As to the change to the rules on ‘associated disposals’, there is an understandable logic in restricting the relief to cases where the ‘main disposal’ is substantial; but the proposal seems flawed in its detail. For example, a partner owning less than a 5% interest in a partnership will not now be capable of meeting the requirements for associated disposal relief, even if the disposal is associated with his complete withdrawal from the partnership on retirement. Replacing one anomaly favouring the taxpayer with another favouring HMRC is hardly something to be welcomed.

Already in place, of course, is the Autumn Statement change denying entrepreneurs’ relief on the transfer of goodwill to a company of which the transferor is a related party (though the Budget does announce a small technical change to that rule, correcting an unintended effect of the change).

There has been much discussion as to the cost to the exchequer of entrepreneurs’ relief and talk of its wholesale abolition. It is to be hoped that now these perceived anomalies have been removed, the fundamentals of the relief will be safe. Indeed, the proposal to consult on the extension of the relief to gains made by academics on the disposal of shares in ‘spin out’ companies bespeaks a reassuring commitment to the continuation of the relief.

Elsewhere, the chancellor declined to commit himself to the level to which the annual investment allowance would return, following the end of the £500,000 enhancement in December 2015. It is encouraging that he recognised that £25,000 would ‘not be remotely acceptable’, but a commitment to something more specific than ‘a much more generous rate’ would, perhaps, have been welcome.

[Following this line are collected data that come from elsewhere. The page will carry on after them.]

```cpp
template <class G> int msm_reduce_tail(const PassPlan &pl, const typename G::rec_t *buckets, typename G::out_t *out_dev, bool normalise, hipStream_t s, const Roles &ws) {
  using rec_t = typename G::rec_t;
  const uint32_t nb = 1u << (pl.c - 1), wpp = pl.wpp(), sets = pl.sets(), chunks_per_set = pl.chunks_per_set, nchunks = chunks_per_set * sets;
  rec_t *chunk_out, *tree_a, *tree_b, *window_sums;
  CHK(ws.get("chunk_out", (size_t)nchunks * sizeof(rec_t), chunk_out));
  { const size_t lvl = (size_t)ceil_div(chunks_per_set, 64 * TREE_PER_THREAD) * sets + 1;
    CHK(ws.get("tree_a", lvl * sizeof(rec_t), tree_a)); CHK(ws.get("tree_b", lvl * sizeof(rec_t), tree_b)); }
  CHK(ws.get("window_sums", (size_t)sets * sizeof(rec_t), window_sums));
  with_lanes<G>(pl.quad_sums, [&](auto q) {
    constexpr int Q = decltype(q)::value;
    hipLaunchKernelGGL((k_msm_bucket_reduce<G, Q>), dim3(ceil_div((uint64_t)nchunks * Q, 128)), dim3(128), 0, s, buckets, chunk_out, nb, sets, pl.chunk);
  });
  const rec_t *cur = chunk_out; uint32_t cnt = chunks_per_set; rec_t *bufs[2] = {tree_a, tree_b}; int which = 0;
  while (true) {
    const bool coop = G::QUAD && pl.tree_quad(cnt);
    const uint32_t outn = ceil_div(cnt, (coop ? 64u : 256u) * TREE_PER_THREAD);
    rec_t *dst = outn == 1 ? window_sums : bufs[which];
    with_lanes<G>(coop, [&](auto q) { hipLaunchKernelGGL((k_msm_tree_sum<G, decltype(q)::value>), dim3(outn, sets), dim3(256), 0, s, cur, cnt, dst, outn); });
    if (outn == 1) break;
    cur = dst; cnt = outn; which ^= 1;
  }
  with_lanes<G>(pl.quad_final, [&](auto q) {
    hipLaunchKernelGGL((k_msm_final<G, decltype(q)::value>), dim3(pl.M), dim3(64), 0, s, (const rec_t *)window_sums, wpp, pl.shared ? 0u : pl.c, out_dev, normalise ? 1 : 0);
  });
  HIPCHK(hipGetLastError());
  return MI355_OK;
}

template <class H> int msm_pass(const PassPlan &pl, const PassArgs<H> &a) {
// ... 721 lines not shown
```

### scroll-prover_amd/csrc/msm.hpp

```cpp
#pragma once
#include "fp_asm.hpp"
#include "g1_29.hpp"
#include "frscan.hpp"
#include "msm_plan.hpp"

namespace zk {

#if defined(__HIPCC__)

struct MsmPlan {
  uint32_t n;
  uint32_t c;
  uint32_t windows;
  uint32_t nb;
  uint32_t seg;
  uint32_t batch;
};
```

Farmers will be happy that the two-year period over which they may average their profits for tax purposes is to be increased to five (but only with effect from 2016/17). There is, however, no indication that the enhancement will also apply to the creators of ‘creative works’, who currently benefit from the same two-year averaging as farmers, let alone to other businesses with notably volatile profits.

The proposed abolition of class 2 NICs seems to have generated an interest out of all proportion to its value, especially as one suspects that the modest saving it represents is likely to be clawed back (and more) by adjustment of class 4 contributions.

OMBs, like other taxpayers, that have ‘something to declare’ will need to consider HMRC’s apparent rethink on disclosure facilities. Both the Liechtenstein and the Crown Dependencies disclosure facilities are to be brought to an end earlier than expected on 31 December 2015, presumably to clear the decks for the introduction of a new, much less generous disclosure facility. For the same reason, one suspects that the early closure of the various settlement opportunities currently applying to specific arrangements may also be in prospect, though this is at present mere speculation.